# Score!?



## Front Yard Fright (Dec 23, 2005)

Just came across this on Craigslist
http://waterloo.craigslist.org/zip/1177736565.html
I'm thinking I could use it for my cemetery fence and get rid of the PVC one!

I e-mailed them and asked if it was still available.

Only problem I see with it is how the fence panels are attached to the posts... I'm pretty sure they are welded and I'm not sure how I could take them apart every year.


----------



## Frankie-s Girl (Apr 5, 2009)

That's going to be a bit of work digging out the posts... but if you're willing to do the work, that's a decent find.

I could see cutting the fence at every post - leave one side attached to the post, cut the other side. Then weld or use a metal drill bit to drill holes that could have screws in them so the cut part of the fence could fit over the screws sticking out... if that makes any sense. 

I'm sure someone has a better idea.


----------



## Dixie (Feb 18, 2009)

Thats a pretty interesting potential score. My first thought was to try to mount brackets to my columns that the fence set down into .... you would have to have short columns between each section, but it might work, and take less time to install/take down.

Let us know how it comes out...


----------



## slightlymad (May 25, 2006)

That would be great but its aluminum and may not last long. By that I mean the scrapers will be after it.


----------



## Merlyn67 (Nov 30, 2008)

Aluminum fencing is usually bolted to the posts. So you would have to unbolt the panels from the posts and then dig out the posts. Hopefully they are not over 2 feet in the ground.


----------



## MotelSixx (Sep 27, 2008)

Merlyn67 said:


> Aluminum fencing is usually bolted to the posts. So you would have to unbolt the panels from the posts and then dig out the posts. Hopefully they are not over 2 feet in the ground.

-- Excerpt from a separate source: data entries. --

@@ -578,7 +589,13 @@
     int io16, nsteps, deal;
     int dbg;
     double aff[12];
+#ifdef EDHIP_EXPERIMENTS
+    unsigned long long* dbgbuf;
+#endif
 };
+#ifdef EDHIP_EXPERIMENTS
+constexpr size_t kZDbgBase = (size_t)1 << 16;
+#endif
 
 template <int ORDER, bool AFFINE, bool OUT16, bool STEPS>
 __device__ __forceinline__ void k1z_fast_body(const ZFast& a, const int vblock)
@@ -744,7 +761,7 @@
 }
 
 template <int ORDER, bool AFFINE, bool OUT16, bool STEPS>
-__device__ __forceinline__ void k1z_gen_body(const ZFast& a, czgen_p zn, const int vblock, const int ngen)
+__device__ __forceinline__ void k1z_gen_body(const ZFast& a, czgen_p zn, const int vblock)
 {
     constexpr int NT = ORDER + 1;
     constexpr int kPadX = NT & 1;
@@ -754,11 +771,19 @@
     const int lane = tid & 63;
     const int wave = zuni(tid >> 6);
     const int io16 = OUT16 ? a.io16 : 0;
-    const int xcd = vblock & 7, nper = ngen >> 3;
-    const int nwork = ((cint_p)(const void*)a.ctl)[zctl(a.parity, 0, xcd)];
-    if ((vblock >> 3) >= nwork)
+    const int xcd = vblock & 7;
+    const int nheavy = ((cint_p)(const void*)a.ctl)[zctl(a.parity, kZHeavy, xcd)];
+    const int nwork = nheavy + ((cint_p)(const void*)a.ctl)[zctl(a.parity, kZLight, xcd)];
+    if (ED_DBG(a.dbg, 1 << 15) || nwork == 0)
         return;
     const int box_cap = a.box_cap;
+    int* cursor = a.ctl + zctl(a.parity, kZCursor, xcd);
+    volatile int* sNext = reinterpret_cast<volatile int*>(smem + 8 * (size_t)box_cap);
+    int fetched = 0, turn = 0;
+    if (tid == 0)
+        sNext[0] = atomicAdd(cursor, 1);
+    zlds_barrier();
+    int work = zuni(sNext[0]);
     const int odd_shift = (box_cap - 1) * 4;
     float* box0 = reinterpret_cast<float*>(smem);
     float* box1 = box0 + box_cap;
@@ -769,10 +794,13 @@
     const int nsteps = STEPS ? a.nsteps : 1;
     const int yy = lane >> 3, xx = lane & 7;
 
-    for (int work = vblock >> 3; work < nwork; work += nper) {
+    while (work < nwork) {
+        if (tid == 0)
+            fetched = atomicAdd(cursor, 1);
         ZStrip sp;
         {
-            int sid = ((cint_p)(const void*)a.list_g)[(size_t)work * 8 + xcd];
+            const int slot = work < nheavy ? work : a.total_strips - 1 - (work - nheavy);
+            int sid = ((cint_p)(const void*)a.list_g)[(size_t)slot * 8 + xcd];
             sp.id = sid;
             sp.sample = sid / a.nstrips;
             sid -= sp.sample * a.nstrips;
@@ -788,8 +816,10 @@
         crec_p rech0 = (crec_p)(const void*)a.recs_half + ((size_t)sp.sample * a.ntiles + ((size_t)sp.tz0 * a.tiles_y + sp.ty) * a.tiles_x + sp.tx) * 2;
         if (tid == 0)
             ZSTAT(7, 1);
-        if (work != (vblock >> 3))
-            zlds_barrier();
+#ifdef EDHIP_EXPERIMENTS
+        const unsigned long long dbg_t0 = a.dbgbuf ? wall_clock64() : 0;
+        int dbg_kind = 0;
+#endif
         const int oy = sp.ty * kT + yy, ox = sp.tx * kT + xx;
         const int obase = oy * a.img_sy + ox;
         const float* __restrict__ vol = a.vol + sp.sample * a.vol_bstride;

Or start by taking the panels, and "come back later for the posts", then omit step 2


----------



## scream1973 (Dec 23, 2007)

yank em outta the ground with a truck


----------



## Merlyn67 (Nov 30, 2008)

MotelSixx, thought of that after I posted.
scream1973 has a great idea, just make sure the chain you use is strong enough to do the job. You don't want to be dodging a broken chain flying at you under tension.


----------